As seen from the above examples, an important consequence of ultrasonic MRZ approach is the ability to create a well mixed sonic micro dual zone process in a conventional precipitation reactor. The sonic MRZ can be regarded as the nucleator (zone 1) generating the subcritical nuclei, which undergo Ostwald ripening in the bulk (zone 2) of the reactor. In principle, the sonic micro dual zone can provide all the established process advantages of the "macro dual zone" process. A unique feature of the present invention is the ability to create multiple nucleators in the precipitation reactor, thus the present process can be used as a multiple zone process. Moreover, the speed of the impeller has little effect on the production of silver halide grains as shown in Examples 15 and 16.

The value of this approach to the silver halide emulsion precipitation process is shown in the examples. The data suggests that iodide does not induce appreciable thickness growth in the AgBrI tabular grains prepared using the present process.
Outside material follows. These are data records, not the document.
__device__ __forceinline__ uint64_t make_desc(uint32_t saddr) {
  return (uint64_t)((saddr >> 4) & 0x3FFF) | ((uint64_t)1 << 16) | ((uint64_t)(1024 >> 4) << 32) | ((uint64_t)1 << 62);
}
__device__ __forceinline__ void wgmma_ss_n256(float (&d)[128], uint64_t adesc, uint64_t bdesc, uint32_t acc) {
  asm volatile(
      "{\n\t.reg .pred p;\n\t"
      "setp.ne.b32 p, %130, 0;\n\t"
      "wgmma.mma_async.sync.aligned.m64n256k16.f32.f16.f16 "
      "{%0, %1, %2, %3, %4, %5, %6, %7, %8, %9, %10, %11, %12, %13, %14, %15, "
      "%16, %17, %18, %19, %20, %21, %22, %23, %24, %25, %26, %27, %28, %29, %30, %31, "
      "%32, %33, %34, %35, %36, %37, %38, %39, %40, %41, %42, %43, %44, %45, %46, %47, "
      "%48, %49, %50, %51, %52, %53, %54, %55, %56, %57, %58, %59, %60, %61, %62, %63, "
      "%64, %65, %66, %67, %68, %69, %70, %71, %72, %73, %74, %75, %76, %77, %78, %79, "
      "%80, %81, %82, %83, %84, %85, %86, %87, %88, %89, %90, %91, %92, %93, %94, %95, "
      "%96, %97, %98, %99, %100, %101, %102, %103, %104, %105, %106, %107, %108, %109, %110, %111, "
      "%112, %113, %114, %115, %116, %117, %118, %119, %120, %121, %122, %123, %124, %125, %126, %127}, "
      "%128, %129, p, 1, 1, 0, 0;\n\t}"
      : "+f"(d[0]), "+f"(d[1]), "+f"(d[2]), "+f"(d[3]), "+f"(d[4]), "+f"(d[5]), "+f"(d[6]), "+f"(d[7]),
        "+f"(d[8]), "+f"(d[9]), "+f"(d[10]), "+f"(d[11]), "+f"(d[12]), "+f"(d[13]), "+f"(d[14]), "+f"(d[15]),
        "+f"(d[16]), "+f"(d[17]), "+f"(d[18]), "+f"(d[19]), "+f"(d[20]), "+f"(d[21]), "+f"(d[22]), "+f"(d[23]),
        "+f"(d[24]), "+f"(d[25]), "+f"(d[26]), "+f"(d[27]), "+f"(d[28]), "+f"(d[29]), "+f"(d[30]), "+f"(d[31]),
        "+f"(d[32]), "+f"(d[33]), "+f"(d[34]), "+f"(d[35]), "+f"(d[36]), "+f"(d[37]), "+f"(d[38]), "+f"(d[39]),
        "+f"(d[40]), "+f"(d[41]), "+f"(d[42]), "+f"(d[43]), "+f"(d[44]), "+f"(d[45]), "+f"(d[46]), "+f"(d[47]),
        "+f"(d[48]), "+f"(d[49]), "+f"(d[50]), "+f"(d[51]), "+f"(d[52]), "+f"(d[53]), "+f"(d[54]), "+f"(d[55]),
        "+f"(d[56]), "+f"(d[57]), "+f"(d[58]), "+f"(d[59]), "+f"(d[60]), "+f"(d[61]), "+f"(d[62]), "+f"(d[63]),
        "+f"(d[64]), "+f"(d[65]), "+f"(d[66]), "+f"(d[67]), "+f"(d[68]), "+f"(d[69]), "+f"(d[70]), "+f"(d[71]),
        "+f"(d[72]), "+f"(d[73]), "+f"(d[74]), "+f"(d[75]), "+f"(d[76]), "+f"(d[77]), "+f"(d[78]), "+f"(d[79]),
        "+f"(d[80]), "+f"(d[81]), "+f"(d[82]), "+f"(d[83]), "+f"(d[84]), "+f"(d[85]), "+f"(d[86]), "+f"(d[87]),
        "+f"(d[88]), "+f"(d[89]), "+f"(d[90]), "+f"(d[91]), "+f"(d[92]), "+f"(d[93]), "+f"(d[94]), "+f"(d[95]),
        "+f"(d[96]), "+f"(d[97]), "+f"(d[98]), "+f"(d[99]), "+f"(d[100]), "+f"(d[101]), "+f"(d[102]), "+f"(d[103]),
        "+f"(d[104]), "+f"(d[105]), "+f"(d[106]), "+f"(d[107]), "+f"(d[108]), "+f"(d[109]), "+f"(d[110]), "+f"(d[111]),
        "+f"(d[112]), "+f"(d[113]), "+f"(d[114]), "+f"(d[115]), "+f"(d[116]), "+f"(d[117]), "+f"(d[118]), "+f"(d[119]),
        "+f"(d[120]), "+f"(d[121]), "+f"(d[122]), "+f"(d[123]), "+f"(d[124]), "+f"(d[125]), "+f"(d[126]), "+f"(d[127])
      : "l"(adesc), "l"(bdesc), "r"(acc)
      : "memory");
}
__device__ __forceinline__ void wgmma_ss_n128(float (&d)[64], uint64_t adesc, uint64_t bdesc, uint32_t acc) {
  asm volatile(
      "{\n\t.reg .pred p;\n\t"
      "setp.ne.b32 p, %66, 0;\n\t"
      "wgmma.mma_async.sync.aligned.m64n128k16.f32.f16.f16 "
      "{%0, %1, %2, %3, %4, %5, %6, %7, %8, %9, %10, %11, %12, %13, %14, %15, "
      "%16, %17, %18, %19, %20, %21, %22, %23, %24, %25, %26, %27, %28, %29, %30, %31, "
      "%32, %33, %34, %35, %36, %37, %38, %39, %40, %41, %42, %43, %44, %45, %46, %47, "
      "%48, %49, %50, %51, %52, %53, %54, %55, %56, %57, %58, %59, %60, %61, %62, %63}, "
      "%64, %65, p, 1, 1, 0, 0;\n\t}"
      : "+f"(d[0]), "+f"(d[1]), "+f"(d[2]), "+f"(d[3]), "+f"(d[4]), "+f"(d[5]), "+f"(d[6]), "+f"(d[7]),
        "+f"(d[8]), "+f"(d[9]), "+f"(d[10]), "+f"(d[11]), "+f"(d[12]), "+f"(d[13]), "+f"(d[14]), "+f"(d[15]),
        "+f"(d[16]), "+f"(d[17]), "+f"(d[18]), "+f"(d[19]), "+f"(d[20]), "+f"(d[21]), "+f"(d[22]), "+f"(d[23]),
        "+f"(d[24]), "+f"(d[25]), "+f"(d[26]), "+f"(d[27]), "+f"(d[28]), "+f"(d[29]), "+f"(d[30]), "+f"(d[31]),
        "+f"(d[32]), "+f"(d[33]), "+f"(d[34]), "+f"(d[35]), "+f"(d[36]), "+f"(d[37]), "+f"(d[38]), "+f"(d[39]),
        "+f"(d[40]), "+f"(d[41]), "+f"(d[42]), "+f"(d[43]), "+f"(d[44]), "+f"(d[45]), "+f"(d[46]), "+f"(d[47]),
        "+f"(d[48]), "+f"(d[49]), "+f"(d[50]), "+f"(d[51]), "+f"(d[52]), "+f"(d[53]), "+f"(d[54]), "+f"(d[55]),
        "+f"(d[56]), "+f"(d[57]), "+f"(d[58]), "+f"(d[59]), "+f"(d[60]), "+f"(d[61]), "+f"(d[62]), "+f"(d[63])
      : "l"(adesc), "l"(bdesc), "r"(acc)
      : "memory");
}
__device__ __forceinline__ void wgmma_ss_n96(float (&d)[48], uint64_t adesc, uint64_t bdesc, uint32_t acc) {
  asm volatile(
      "{\n\t.reg .pred p;\n\t"
      "setp.ne.b32 p, %50, 0;\n\t"
      "wgmma.mma_async.sync.aligned.m64n96k16.f32.f16.f16 "
      "{%0, %1, %2, %3, %4, %5, %6, %7, %8, %9, %10, %11, %12, %13, %14, %15, "
      "%16, %17, %18, %19, %20, %21, %22, %23, %24, %25, %26, %27, %28, %29, %30, %31, "
      "%32, %33, %34, %35, %36, %37, %38, %39, %40, %41, %42, %43, %44, %45, %46, %47}, "
      "%48, %49, p, 1, 1, 0, 0;\n\t}"
      : "+f"(d[0]), "+f"(d[1]), "+f"(d[2]), "+f"(d[3]), "+f"(d[4]), "+f"(d[5]), "+f"(d[6]), "+f"(d[7]),
        "+f"(d[8]), "+f"(d[9]), "+f"(d[10]), "+f"(d[11]), "+f"(d[12]), "+f"(d[13]), "+f"(d[14]), "+f"(d[15]),
        "+f"(d[16]), "+f"(d[17]), "+f"(d[18]), "+f"(d[19]), "+f"(d[20]), "+f"(d[21]), "+f"(d[22]), "+f"(d[23]),
        "+f"(d[24]), "+f"(d[25]), "+f"(d[26]), "+f"(d[27]), "+f"(d[28]), "+f"(d[29]), "+f"(d[30]), "+f"(d[31]),
        "+f"(d[32]), "+f"(d[33]), "+f"(d[34]), "+f"(d[35]), "+f"(d[36]), "+f"(d[37]), "+f"(d[38]), "+f"(d[39]),
        "+f"(d[40]), "+f"(d[41]), "+f"(d[42]), "+f"(d[43]), "+f"(d[44]), "+f"(d[45]), "+f"(d[46]), "+f"(d[47])
      : "l"(adesc), "l"(bdesc), "r"(acc)
      : "memory");
}
__device__ __forceinline__ void wgmma_ss_n64(float (&d)[32], uint64_t adesc, uint64_t bdesc, uint32_t acc) {
  asm volatile(
      "{\n\t.reg .pred p;\n\t"
      "setp.ne.b32 p, %34, 0;\n\t"
      "wgmma.mma_async.sync.aligned.m64n64k16.f32.f16.f16 "
      "{%0, %1, %2, %3, %4, %5, %6, %7, %8, %9, %10, %11, %12, %13, %14, %15, "
      "%16, %17, %18, %19, %20, %21, %22, %23, %24, %25, %26, %27, %28, %29, %30, %31}, "
      "%32, %33, p, 1, 1, 0, 0;\n\t}"
      : "+f"(d[0]), "+f"(d[1]), "+f"(d[2]), "+f"(d[3]), "+f"(d[4]), "+f"(d[5]), "+f"(d[6]), "+f"(d[7]),
        "+f"(d[8]), "+f"(d[9]), "+f"(d[10]), "+f"(d[11]), "+f"(d[12]), "+f"(d[13]), "+f"(d[14]), "+f"(d[15]),
        "+f"(d[16]), "+f"(d[17]), "+f"(d[18]), "+f"(d[19]), "+f"(d[20]), "+f"(d[21]), "+f"(d[22]), "+f"(d[23]),
        "+f"(d[24]), "+f"(d[25]), "+f"(d[26]), "+f"(d[27]), "+f"(d[28]), "+f"(d[29]), "+f"(d[30]), "+f"(d[31])
      : "l"(adesc), "l"(bdesc), "r"(acc)
      : "memory");
}
__device__ __forceinline__ void wgmma_rs_n256(float (&d)[128], const uint32_t (&a)[4], uint64_t bdesc, uint32_t acc) {
  asm volatile(
      "{\n\t.reg .pred p;\n\t"
      "setp.ne.b32 p, %133, 0;\n\t"
      "wgmma.mma_async.sync.aligned.m64n256k16.f32.f16.f16 "
      "{%0, %1, %2, %3, %4, %5, %6, %7, %8, %9, %10, %11, %12, %13, %14, %15, "
      "%16, %17, %18, %19, %20, %21, %22, %23, %24, %25, %26, %27, %28, %29, %30, %31, "
      "%32, %33, %34, %35, %36, %37, %38, %39, %40, %41, %42, %43, %44, %45, %46, %47, "
      "%48, %49, %50, %51, %52, %53, %54, %55, %56, %57, %58, %59, %60, %61, %62, %63, "
      "%64, %65, %66, %67, %68, %69, %70, %71, %72, %73, %74, %75, %76, %77, %78, %79, "
      "%80, %81, %82, %83, %84, %85, %86, %87, %88, %89, %90, %91, %92, %93, %94, %95, "
      "%96, %97, %98, %99, %100, %101, %102, %103, %104, %105, %106, %107, %108, %109, %110, %111, "
      "%112, %113, %114, %115, %116, %117, %118, %119, %120, %121, %122, %123, %124, %125, %126, %127}, "
      "{%128, %129, %130, %131}, %132, p, 1, 1, 0;\n\t}"
      : "+f"(d[0]), "+f"(d[1]), "+f"(d[2]), "+f"(d[3]), "+f"(d[4]), "+f"(d[5]), "+f"(d[6]), "+f"(d[7]),
        "+f"(d[8]), "+f"(d[9]), "+f"(d[10]), "+f"(d[11]), "+f"(d[12]), "+f"(d[13]), "+f"(d[14]), "+f"(d[15]),
        "+f"(d[16]), "+f"(d[17]), "+f"(d[18]), "+f"(d[19]), "+f"(d[20]), "+f"(d[21]), "+f"(d[22]), "+f"(d[23]),
        "+f"(d[24]), "+f"(d[25]), "+f"(d[26]), "+f"(d[27]), "+f"(d[28]), "+f"(d[29]), "+f"(d[30]), "+f"(d[31]),
        "+f"(d[32]), "+f"(d[33]), "+f"(d[34]), "+f"(d[35]), "+f"(d[36]), "+f"(d[37]), "+f"(d[38]), "+f"(d[39]),
        "+f"(d[40]), "+f"(d[41]), "+f"(d[42]), "+f"(d[43]), "+f"(d[44]), "+f"(d[45]), "+f"(d[46]), "+f"(d[47]),
        "+f"(d[48]), "+f"(d[49]), "+f"(d[50]), "+f"(d[51]), "+f"(d[52]), "+f"(d[53]), "+f"(d[54]), "+f"(d[55]),
        "+f"(d[56]), "+f"(d[57]), "+f"(d[58]), "+f"(d[59]), "+f"(d[60]), "+f"(d[61]), "+f"(d[62]), "+f"(d[63]),
        "+f"(d[64]), "+f"(d[65]), "+f"(d[66]), "+f"(d[67]), "+f"(d[68]), "+f"(d[69]), "+f"(d[70]), "+f"(d[71]),
        "+f"(d[72]), "+f"(d[73]), "+f"(d[74]), "+f"(d[75]), "+f"(d[76]), "+f"(d[77]), "+f"(d[78]), "+f"(d[79]),
        "+f"(d[80]), "+f"(d[81]), "+f"(d[82]), "+f"(d[83]), "+f"(d[84]), "+f"(d[85]), "+f"(d[86]), "+f"(d[87]),
        "+f"(d[88]), "+f"(d[89]), "+f"(d[90]), "+f"(d[91]), "+f"(d[92]), "+f"(d[93]), "+f"(d[94]), "+f"(d[95]),
        "+f"(d[96]), "+f"(d[97]), "+f"(d[98]), "+f"(d[99]), "+f"(d[100]), "+f"(d[101]), "+f"(d[102]), "+f"(d[103]),
        "+f"(d[104]), "+f"(d[105]), "+f"(d[106]), "+f"(d[107]), "+f"(d[108]), "+f"(d[109]), "+f"(d[110]), "+f"(d[111]),
        "+f"(d[112]), "+f"(d[113]), "+f"(d[114]), "+f"(d[115]), "+f"(d[116]), "+f"(d[117]), "+f"(d[118]), "+f"(d[119]),
        "+f"(d[120]), "+f"(d[121]), "+f"(d[122]), "+f"(d[123]), "+f"(d[124]), "+f"(d[125]), "+f"(d[126]), "+f"(d[127])
      : "r"(a[0]), "r"(a[1]), "r"(a[2]), "r"(a[3]), "l"(bdesc), "r"(acc)
      : "memory");
}
__device__ __forceinline__ void wgmma_rs_n48(float (&d)[24], const uint32_t (&a)[4], uint64_t bdesc, uint32_t acc) {
  asm volatile(
      "{\n\t.reg .pred p;\n\t"
      "setp.ne.b32 p, %29, 0;\n\t"
      "wgmma.mma_async.sync.aligned.m64n48k16.f32.f16.f16 "
      "{%0, %1, %2, %3, %4, %5, %6, %7, %8, %9, %10, %11, %12, %13, %14, %15, %16, %17, %18, %19, %20, %21, %22, %23}, "
      "{%24, %25, %26, %27}, %28, p, 1, 1, 0;\n\t}"
      : "+f"(d[0]), "+f"(d[1]), "+f"(d[2]), "+f"(d[3]), "+f"(d[4]), "+f"(d[5]), "+f"(d[6]), "+f"(d[7]),
        "+f"(d[8]), "+f"(d[9]), "+f"(d[10]), "+f"(d[11]), "+f"(d[12]), "+f"(d[13]), "+f"(d[14]), "+f"(d[15]),
        "+f"(d[16]), "+f"(d[17]), "+f"(d[18]), "+f"(d[19]), "+f"(d[20]), "+f"(d[21]), "+f"(d[22]), "+f"(d[23])
      : "r"(a[0]), "r"(a[1]), "r"(a[2]), "r"(a[3]), "l"(bdesc), "r"(acc)
      : "memory");
}
__device__ __forceinline__ void wgmma_rs_n64_tb(float (&d)[32], const uint32_t (&a)[4], uint64_t bdesc, uint32_t acc) {
  asm volatile(
      "{\n\t.reg .pred p;\n\t"
      "setp.ne.b32 p, %37, 0;\n\t"
      "wgmma.mma_async.sync.aligned.m64n64k16.f32.f16.f16 "
      "{%0, %1, %2, %3, %4, %5, %6, %7, %8, %9, %10, %11, %12, %13, %14, %15, "
      "%16, %17, %18, %19, %20, %21, %22, %23, %24, %25, %26, %27, %28, %29, %30, %31}, "
      "{%32, %33, %34, %35}, %36, p, 1, 1, 1;\n\t}"
      : "+f"(d[0]), "+f"(d[1]), "+f"(d[2]), "+f"(d[3]), "+f"(d[4]), "+f"(d[5]), "+f"(d[6]), "+f"(d[7]),
        "+f"(d[8]), "+f"(d[9]), "+f"(d[10]), "+f"(d[11]), "+f"(d[12]), "+f"(d[13]), "+f"(d[14]), "+f"(d[15]),
        "+f"(d[16]), "+f"(d[17]), "+f"(d[18]), "+f"(d[19]), "+f"(d[20]), "+f"(d[21]), "+f"(d[22]), "+f"(d[23]),
        "+f"(d[24]), "+f"(d[25]), "+f"(d[26]), "+f"(d[27]), "+f"(d[28]), "+f"(d[29]), "+f"(d[30]), "+f"(d[31])
      : "r"(a[0]), "r"(a[1]), "r"(a[2]), "r"(a[3]), "l"(bdesc), "r"(acc)
      : "memory");
}
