#ifndef RT_TU_NOLICM
#define RT_TU_NOLICM 0
#endif
template <int kVar, int kTex, int kMedia, bool kMats, bool kInst, int kLeaf, bool kNarrow = false>
__global__ __launch_bounds__(rt_class_block(RT_F64, KernelClass{kVar, kTex, kMedia, kMats, kInst, kLeaf, kNarrow}))
__attribute__((amdgpu_waves_per_eu(rt_class_waves(RT_F64, KernelClass{kVar, kTex, kMedia, kMats, kInst, kLeaf, kNarrow}))))
void rt_render_kernel(KernelParams P) {
  extern __shared__ int smem[];
#if defined(RT_WAVE_STAMPS)
  const unsigned long long t_start = wall_clock64();
#endif
  constexpr KernelClass kC{kVar, kTex, kMedia, kMats, kInst, kLeaf, kNarrow};
  constexpr int kSlots = rt_class_agg_slots(RT_F64, kC), kPix = rt_class_agg_pix(RT_F64, kC);
#if defined(RT_BLOCK_RUNTIME)
  const int block = (int)blockDim.x;
#else
  constexpr int block = rt_class_block(RT_F64, kC);
#endif
#if defined(RT_BLOCK_RUNTIME_STACK)
  const int block_stack = (int)blockDim.x;
#else
  const int block_stack = block;
#endif
#if defined(RT_BLOCK_RUNTIME_NODES)
  const int block_nodes = (int)blockDim.x;
#else
  const int block_nodes = block;
#endif
#if defined(RT_BLOCK_RUNTIME_COPY)
  const int block_copy = (int)blockDim.x;
#else
// ... 1 lines not shown
#endif
  constexpr int kAggBytes = rt_class_agg_bytes(RT_F64, kC);
  const int waves = (int)(gridDim.x * (blockDim.x / 64));
  const int wave_in_block = __builtin_amdgcn_readfirstlane((int)(threadIdx.x / 64));
  const int wave = (int)blockIdx.x * (int)(blockDim.x / 64) + wave_in_block;
  int overflow;
  using AccT = typename std::conditional<rt_class_acc_lds(RT_F64, kC), AccLds, Acc>::type;
  AccT acc;
  int* smem_rest = smem;
  if constexpr (rt_class_acc_lds(RT_F64, kC)) {
    acc = AccLds{reinterpret_cast<unsigned long long*>(smem) + threadIdx.x, (int)blockDim.x};
    smem_rest = smem + 2 * RT_ACC_WORDS(real) * (int)blockDim.x;
  }
  unsigned long long* agg = reinterpret_cast<unsigned long long*>(smem_rest) + kAggBytes / 8 * wave_in_block;
  smem_rest += kAggBytes / 4 * (int)(blockDim.x / 64);
  for (int i = (int)__lane_id(); i < kAggBytes / 8; i += 64) agg[i] = 0ull;
#if defined(RT_WAVE_STAMPS)
#define RT_STAMP_END(work)                                                                        \
  if (__lane_id() == 0 && wave < RT_STAMP_WAVES) {                                                \
    rt_stamp_buf[4 * wave] = t_start;                                                             \
    rt_stamp_buf[4 * wave + 1] = work.t_drain;                                                    \
    rt_stamp_buf[4 * wave + 2] = wall_clock64();                                                  \
    rt_stamp_buf[4 * wave + 3] = (unsigned long long)__builtin_amdgcn_s_getreg((4 << 0) | (31 << 11)) << 32 | \
                                 (unsigned)__builtin_amdgcn_s_getreg((20 << 0) | (3 << 11));      \
  }
#else
#define RT_STAMP_END(work)
#endif
  if constexpr (kVar == RT_VAR_FLAT) {
    WaveWork<kSlots, kPix, true> work(P, wave, waves, agg);
    overflow = lane_loop_lockstep<true, kTex, kMedia != 0, kMats>(P, work, Trav{nullptr, 0, nullptr}, P.prims, acc);
    work.finish();
    RT_STAMP_END(work)
  } else {
    v4f* lds_nodes = reinterpret_cast<v4f*>(smem_rest + (P.stack_depth + 1) * block_nodes);
    const float4* src = reinterpret_cast<const float4*>(P.nodes);
    for (int i = threadIdx.x; i < 4 * P.lds_nodes; i += block_copy) {
      const float4 q = src[i];
      lds_nodes[i] = v4f{q.x, q.y, q.z, q.w};
    }
    __syncthreads();
    WaveWork<kSlots, kPix, RT_KARGS_WORK_BVH> work(P, wave, waves, agg);
    const Trav W{smem_rest + threadIdx.x, block_stack, lds_nodes};
    if constexpr (kVar == RT_VAR_BVH_LOCKSTEP)
      overflow = lane_loop_lockstep<false, kTex, kMedia != 0, kMats>(P, work, W, P.prims, acc);
    else
      overflow = lane_loop_bvh<kTex, kMedia, kMats, kInst, kLeaf>(P, work, W, P.prims, acc);
    work.finish();
    RT_STAMP_END(work)
  }
  if (overflow) atomicOr(P.status, 1);
}

#ifndef RT_KERNEL_ONLY
#if !RT_TU_NOLICM
__global__ __launch_bounds__(256) void rt_resolve_kernel(const long long* __restrict__ accum,
                                                         const unsigned int* __restrict__ nanflag,
                                                         real* __restrict__ out, int n_pixels, int spp, double scale,
                                                         int width, int frame_rows, int n_shards, int shard,
                                                         int row_block) {
  const int i = blockIdx.x * 256 + threadIdx.x;
  if (i >= n_pixels) return;
  size_t w = 3 * (size_t)i + blockIdx.y;
  if (frame_rows > 0) {
    const int t = i / width, px = i - t * width;
    const int g = ((t / row_block) * n_shards + shard) * row_block + t % row_block;
    if (g >= frame_rows) return;
    w = 3 * ((size_t)g * width + px) + blockIdx.y;
  }
  const bool bad = nanflag[i] != 0u;
#if RT_F64
  (void)scale;
  const long long* a = accum + 6 * (size_t)i + blockIdx.y;
  const double sum = ((double)a[0] + (double)(unsigned long long)a[3] * (1.0 / RT_FIX_SCALE)) * (1.0 / RT_FIX_SCALE);
  out[w] = bad ? __builtin_nan("") : sum / (double)spp;
#else
  (void)spp;
  out[w] = bad ? __builtin_nanf("") : (float)((double)accum[3 * (size_t)i + blockIdx.y] * scale);
#endif
}
#endif

typedef void (*render_fn)(KernelParams);
static render_fn render_kernel_this_tu(int variant) {
  return rt_with_class(rt_class_of(RT_F64, variant), [](auto... k) -> render_fn {
    constexpr KernelClass c{decltype(k)::value...};
    if constexpr (rt_class_compiled(RT_F64, c) && rt_class_nolicm(RT_F64, c) == (bool)RT_TU_NOLICM)
      return rt_render_kernel<c.var, c.tex, c.media, c.mats, c.inst, c.leaf, c.narrow>;
    return nullptr;
  });
}
render_fn render_kernel_nolicm(int variant);
template <class T, size_t N>
static int diag_read(T (&buf)[N], unsigned long long* out, size_t n) {
  if (hipMemcpyFromSymbol(out, HIP_SYMBOL(buf), n * sizeof(T)) != hipSuccess) return -1;
  void* p = nullptr;
  if (hipGetSymbolAddress(&p, HIP_SYMBOL(buf)) != hipSuccess) return -1;
  return hipMemset(p, 0, sizeof(buf)) == hipSuccess ? 0 : -1;
}
int diag_read_nolicm(int which, unsigned long long* out, size_t n);
static int diag_read_this_tu(int which, unsigned long long* out, size_t n) {
  (void)which, (void)out, (void)n;
#if defined(RT_PHASE_PROF)
  if (which == 0) return diag_read(rt_prof_buf, out, n);
#endif
#if defined(RT_WAVE_STAMPS)
  if (which == 1) return diag_read(rt_stamp_buf, out, n);
#endif
  return -1;
}
#if RT_TU_NOLICM
int diag_read_nolicm(int which, unsigned long long* out, size_t n) { return diag_read_this_tu(which, out, n); }
#endif
static int diag_read_both(int which, unsigned long long* out, size_t n) {
  if (hipDeviceSynchronize() != hipSuccess || diag_read_this_tu(which, out, n)) return -1;
  unsigned long long* other = new unsigned long long[n];
  const int rc = diag_read_nolicm(which, other, n);
  for (size_t k = 0; k < n && rc == 0; ++k) out[k] += other[k];
  delete[] other;
  return rc;
}
#if RT_TU_NOLICM
render_fn render_kernel_nolicm(int variant) { return render_kernel_this_tu(variant); }
#else
static render_fn render_kernel_of(int variant) {
  const render_fn f = render_kernel_this_tu(variant);
  return f ? f : render_kernel_nolicm(variant);
}
#endif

While there has been shown and described what are present and preferred embodiments of the invention, it will be apparent to those skilled in the art the various alterations and modifications may be made herein. All such modifications are intended to be included in the present invention defined by the scope of the following claims.

Claims

1. A process for the preparation of a silver halide photographic emulsion comprising:

introducing an aqueous silver nitrate solution into a first zone;

introducing an aqueous halide salt solution into the first zone wherein precipitation of silver halide particles occurs;

mixing the first zone using ultrasonic energy wherein the precipitation of silver halide particles occurs forming a mixture of silver halide particles;

mixing a bulk zone surrounding the first zone wherein the mixture of silver halide particles are introduced.

2. The process according to claim 1 wherein the mixing of the bulk zone is performed by a mechanical agitator.

3. The process according to claim 2 wherein the mechanical agitator is a propeller.

4. The process according to claim 2 wherein the mechanical agitator is a centrifugal pump.